The pulmonary form may follow inhalation or arise by hematogenous spread. Systemic symptoms as described for the septicemic form occur. Chest radiographs may show miliary nodules (0.5-1.0 cm) and/or a bilateral bronchopneumonia, segmental, or lobar pneumonia and necrotizing nodular lesions.

Acute infection of the oral, nasal and/ or conjunctival mucosa can cause mucopurulent, blood streaked discharge from the nose, associated with septal and turbinate nodules and ulcerations. If systemic invasion occurs from mucosal or cutaneous lesions then a papular and/ or pustular rash may occur that can be mistaken for smallpox (another possible BW agent).
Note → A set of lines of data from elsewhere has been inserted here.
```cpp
private:
    void add_conv(int id, int cin, int cout, int k, bool depthwise = false) {
        ConvLayerDev L;
        L.cin = cin; L.cout = cout; L.k = k; L.depthwise = depthwise;
        convs_[id] = L;
    }
    void add_fc(int id, int in, int out) {
        FcLayerDev L;
        L.in = in; L.out = out;
        fcs_[id] = L;
    }

    int describe_layers() {
        const auto& d = desc_;
        const int C = d.residual_channels;
        if (C <= 0 || d.input_channels <= 0) return fail("bad net description");
        add_conv(SAYURI_L_INPUT_CONV, d.input_channels, C, 3);
        cs_max_ = std::max(round_up(C, 32), round_up(d.input_channels, 32));
        for (int b = 0; b < d.residual_blocks; ++b) {
            const auto& bd = blocks_[b];
            const int I = bd.bottleneck_channels, F = bd.feedforward_channels;
            switch (bd.type) {
            case SAYURI_BLOCK_RESIDUAL:
                add_conv(SAYURI_L_BLOCK(b, SAYURI_S_CONV1), C, C, 3);
                add_conv(SAYURI_L_BLOCK(b, SAYURI_S_CONV2), C, C, 3);
                break;
            case SAYURI_BLOCK_BOTTLENECK:
            case SAYURI_BLOCK_NESTED_BOTTLENECK:
                if (I <= 0) return fail("bottleneck block without bottleneck_channels");
                add_conv(SAYURI_L_BLOCK(b, SAYURI_S_PRE_BTL), C, I, 1);
                add_conv(SAYURI_L_BLOCK(b, SAYURI_S_CONV1), I, I, 3);
                add_conv(SAYURI_L_BLOCK(b, SAYURI_S_CONV2), I, I, 3);
                if (bd.type == SAYURI_BLOCK_NESTED_BOTTLENECK) {
                    add_conv(SAYURI_L_BLOCK(b, SAYURI_S_CONV3), I, I, 3);
                    add_conv(SAYURI_L_BLOCK(b, SAYURI_S_CONV4), I, I, 3);
                }
                add_conv(SAYURI_L_BLOCK(b, SAYURI_S_POST_BTL), I, C, 1);
                cs_max_ = std::max(cs_max_, round_up(I, 32));
                break;
            case SAYURI_BLOCK_MIXER:
                if (F <= 0 || bd.dw_filter <= 0) return fail("mixer block without ffn channels / dw filter");
                add_conv(SAYURI_L_BLOCK(b, SAYURI_S_DW_CONV), C, C, bd.dw_filter, true);
                add_conv(SAYURI_L_BLOCK(b, SAYURI_S_CONV1), C, F, 1);
                add_conv(SAYURI_L_BLOCK(b, SAYURI_S_CONV2), F, C, 1);
                cs_max_ = std::max(cs_max_, round_up(F, 32));
                break;
            default:
                return fail("unknown block type");
            }
            if (bd.apply_se) {
                if (bd.se_size <= 0) return fail("SE block without se_size");
                add_fc(SAYURI_L_BLOCK(b, SAYURI_S_SQUEEZE), 3 * C, bd.se_size);
                add_fc(SAYURI_L_BLOCK(b, SAYURI_S_EXCITE), bd.se_size, 2 * C);
            }
        }
        const int Cp = d.policy_head_channels, Cv = d.value_head_channels;
        if (Cp <= 0 || Cv <= 0) return fail("bad head channels");
        if (d.ownership_channels != 1) return fail("ownership_channels must be 1");
        if (d.probabilities_channels > 8) return fail("too many policy planes");
        add_conv(SAYURI_L_P_HD_CONV, C, Cp, 1);
        if (d.policy_head_type == 1) {
            if (d.policy_dw_filter <= 0) return fail("RepLK head without dw filter");
            add_conv(SAYURI_L_P_DW_CONV, Cp, Cp, d.policy_dw_filter, true);
            add_conv(SAYURI_L_P_PT_CONV, Cp, Cp, 1);
        }
        add_fc(SAYURI_L_P_INTER_FC, 3 * Cp, Cp);
        add_conv(SAYURI_L_PROB_CONV, Cp, d.probabilities_channels, 1);
        add_fc(SAYURI_L_PASS_FC, Cp, d.pass_probability_outputs);
        add_conv(SAYURI_L_V_HD_CONV, C, Cv, 1);
        add_fc(SAYURI_L_V_INTER_FC, 3 * Cv, 3 * Cv);
        add_conv(SAYURI_L_V_OWNERSHIP, Cv, 1, 1);
        add_fc(SAYURI_L_V_MISC, 3 * Cv, d.value_misc_outputs);
        cs_max_ = std::max(cs_max_, std::max(round_up(Cp, 32), round_up(Cv, 32)));
        return 0;
    }

    template <typename U> int dev_alloc(U** p, size_t count) {
        void* q = nullptr;
        const size_t bytes = std::max<size_t>(count * sizeof(U), 256);
        HIP_OK(hipMalloc(&q, bytes));
        HIP_OK(hipMemset(q, 0, bytes));
        HIP_OK(hipStreamSynchronize(nullptr));
        allocs_.push_back(q);
        dev_bytes_ += bytes;
        *p = (U*)q;
        return 0;
    }
    template <typename U> int dev_upload(U** p, const std::vector<U>& h) {
        if (dev_alloc(p, h.size())) return -1;
        HIP_OK(hipMemcpy(*p, h.data(), h.size() * sizeof(U), hipMemcpyHostToDevice));
        return 0;
    }

    static bool is_tiny_head_conv(int id) { return id == SAYURI_L_PROB_CONV || id == SAYURI_L_V_OWNERSHIP; }

    int build_head_image() {
        const sayuri_hip_netdesc& d = desc_;
        if (sizeof(T) != 2 || d.policy_head_type != 0) return 0;
        const ConvLayerDev& P = convs_.at(SAYURI_L_P_HD_CONV);
        const ConvLayerDev& V = convs_.at(SAYURI_L_V_HD_CONV);
        const ConvLayerDev& PW = convs_.at(SAYURI_L_PROB_CONV);
        const ConvLayerDev& OW = convs_.at(SAYURI_L_V_OWNERSHIP);
        if (P.hw.empty() || V.hw.empty() || P.hb.empty() || V.hb.empty() || PW.hw.empty() || OW.hw.empty()) return 0;
        HeadImages hi;
        head_fn_ = make_head_images(P.cin, P.cout, V.cout, d.probabilities_channels, board_, P.hw.data(), P.hb.data(), V.hw.data(),
                                    V.hb.data(), PW.hw.data(), OW.hw.data(), &hi);
        if (!head_fn_) return 0;
        f16 *w = nullptr, *w2 = nullptr;
        if (dev_upload(&w2, hi.img2) || dev_upload(&w, hi.img) || dev_upload(&head_bias_, hi.bias)) return -1;
        head_img2_ = w2;
        head_img_ = w;
        head_pt_ = hi.PT;
        head_vt_ = hi.VT;
        return 0;
    }

    int finalize() {
        if (finalized_) return 0;
        if (build_head_image()) return -1;
        for (auto& kv : convs_) {
            ConvLayerDev& L = kv.second;
            if (L.hw.empty() || L.hb.empty()) return fail("missing tensors for conv layer " + std::to_string(kv.first));
            L.cin_s = round_up(L.cin, 32);
            L.cout_s = round_up(L.cout, 32);
// ... 884 lines not shown
```

Before: 73790.

## Move per-row barrier inside the MMA loop and prefetch next row's fragments

Restructures the board conv main loop so the per-row wait_vmcnt and barrier sit mid-row (after the first two taps) rather than at row start. The next row's first A and B fragments are prefetched during the tail of the current row. Weight (A) and input (B) DMA issue points are rescheduled around the new barrier position, and the lgkmcnt wait counts are recomputed. This aims to hide the barrier and the LDS read latency of each row's cold start, at the cost of a more delicate wait-count schedule and ring-buffer hazards if the counts are wrong.

```diff
diff --git a/sayuri_amd/csrc/hip/conv_board.h b/sayuri_amd/csrc/hip/conv_board.h
--- a/sayuri_amd/csrc/hip/conv_board.h
+++ b/sayuri_amd/csrc/hip/conv_board.h
@@ -124,10 +124,10 @@
 
 namespace board_sched {
 constexpr int kNB = 3 * kBoardNJ;
-template <int WMT> constexpr int late_a(int b) { return (b >= 0 && b % kBoardNJ == kBoardNJ - 1 && b / kBoardNJ < 2) ? WMT : 0; }
-template <int WMT> constexpr int young_b(int b) {
-    if (b < 2) return 2;
-    return late_a<WMT>(b - 2) + (b + 1 < kNB ? 1 : 0) + late_a<WMT>(b - 1) + (b + 2 < kNB ? 1 : 0);
+template <int WMT> constexpr int late_a(int b) { return (b + kNB) % kBoardNJ == kBoardNJ - 1 ? WMT : 0; }
+template <int WMT> constexpr int young_b(int b, bool last_row) {
+    if (last_row && b >= kNB - 2) return kNB - 1 - b;
+    return late_a<WMT>(b - 2) + 1 + late_a<WMT>(b - 1) + 1;
 }
 }
 
@@ -289,23 +289,42 @@
         for (int j = 0; j < NJ; ++j) acc[i][j] = b4[i];
 
     const uint32_t arow_off = (uint32_t)((kg * KO_T + wave_m * WMT * 16 + (lane & 15)) * 16);
-    unsigned long long t_sync = 0;
+    unsigned long long t_sync = 0, t_cold = 0;
     if constexpr (DBG) { if (dbg) dbg[1] = __builtin_amdgcn_s_memtime(); }
 
+    {
+        unsigned long long t0 = 0;
+        if constexpr (DBG) t0 = __builtin_amdgcn_s_memtime();
+        wait_vmcnt<0>();
+        __builtin_amdgcn_s_barrier();
+        if constexpr (DBG) {
+            const unsigned long long t1 = __builtin_amdgcn_s_memtime();
+            t_sync += t1 - t0;
+            if (dbg) dbg[2] = t1;
+        }
+    }
+    uint32_t abase = a_ring + arow_off;
+
+    constexpr int kBar = 2 * NJ - 1;
+    static_assert(kBar + 1 == 24, "the first block behind the barrier is a multiple of 3 (the weight pieces' blocks)");
     for (int chunk = 0; chunk < nchunks; ++chunk) {
         const bool more_b = chunk + 1 < nchunks;
+#if SAYURI_DROP_STREAM
+        f16x8 afr[NA] = {}, bfr[3] = {};
+#else
+        f16x8 afr[NA], bfr[3];
+#endif
+        unsigned long long tc0 = 0;
+        if constexpr (DBG) tc0 = __builtin_amdgcn_s_memtime();
+        board_read_b<0>(bfr[0], bb[0]);
+        board_read_b<0>(bfr[1], bb[1]);
+        static_for<WMT>([&](auto ic) {
+            constexpr int i = decltype(ic)::value;
+            board_read_a<i * 256>(afr[i], abase);
+        });
         static_for<3>([&](auto rowc) {
             constexpr int row = decltype(rowc)::value;
             const int G = chunk * 3 + row;
-            unsigned long long t0 = 0;
-            if constexpr (DBG) t0 = __builtin_amdgcn_s_memtime();
-            wait_vmcnt<0>();
-            __builtin_amdgcn_s_barrier();
-            if constexpr (DBG) {
-                const unsigned long long t1 = __builtin_amdgcn_s_memtime();
-                t_sync += t1 - t0;
-                if (dbg && G == 0) dbg[2] = t1;
-            }
             bool more_a = G + 1 < ngroups;
             int Gn = G + 1;
             if constexpr (CHAIN == 2 && row == 2) {
@@ -317,52 +336,60 @@
                     if (wn) { gw = wn; Gn = 0; more_a = true; }
                 }
             }
-            const uint32_t abase = a_ring + (G & 1) * Cfg::A_BYTES + arow_off;
-#if SAYURI_DROP_STREAM
-            f16x8 afr[NA] = {}, bfr[3] = {};
-#else
-            f16x8 afr[NA], bfr[3];
-#endif
-            board_read_b<0>(bfr[0], bb[0]);
-            static_for<WMT>([&](auto ic) {
-                constexpr int i = decltype(ic)::value;
-                board_read_a<i * 256>(afr[i], abase);
-            });
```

The chronic form is unlikely to be present within 14 days after a BW aerosol attack. It is characterized by cutaneous and intramuscular abscesses on the legs and arms. These lesions are associated with enlargement and induration of the regional lymph channels and nodes. Rare cases develop osteomyelitis, brain abscess, and meningitis. Recovery from chronic glanders may occur or the disease may erupt into an acute septicemic illness. Nasal discharge and ulceration are present in 50% of chronic cases.

Diagnosis

Gram stain of lesion exudates reveals small gram negative bacteria. These stain irregularly with methylene blue. B. mallei grows slowly on ordinary nutrient agar, but growth is accelerated with addition of 1-5% glucose and or 5% glycerol. Primary isolation requires 48 hours at 37.5 ºC. Growth is also rapid on most meat infusion nutrient media. Agglutination tests are not positive for 7-10 days, and a high background titer in normal sera (1:320 to 1:640) makes interpretation difficult. Complement fixation tests are more specific and are considered positive if the titer is equal to, or exceeds 1:20. Cultures of autopsy nodules in septicemic cases will usually establish the presence of B. mallei. Occurrence in the absence of animal contact and/ or in a human epidemic form is presumptive evidence of a BW attack. Mortality will be high despite antibiotic use. In the hamster 1 to 10 organisms administered by aerosol is lethal. "Resistant species" such as albino mouse can be infected with higher inhalation doses.

MEDICAL MANAGEMENT

Standard Precautions should be used to prevent person-to-person transmission in proven or suspected cases. Sulfadiazine 100 mg/kg per day in divided doses for 3 weeks has been found to be effective in experimental animals and in humans. Other antibiotics that have been effective in experimental infection in hamsters include doxycycline, rifampin, trimethoprim-sulfamethoxazole, and ciprofloxacin. The limited number of infections in humans has precluded therapeutic evaluation of most of the antibiotic agents, therefore, most antibiotic sensitivities are based on animal in vitro studies. Various isolates have markedly different antibiotic sensitivities, so that each isolate should be tested for its own individual resistance pattern.

PROPHYLAXIS

Vaccine: There is no vaccine available for human use.

Antibiotics: Post-exposure chemoprophylaxis may be tried with TMP-SMX.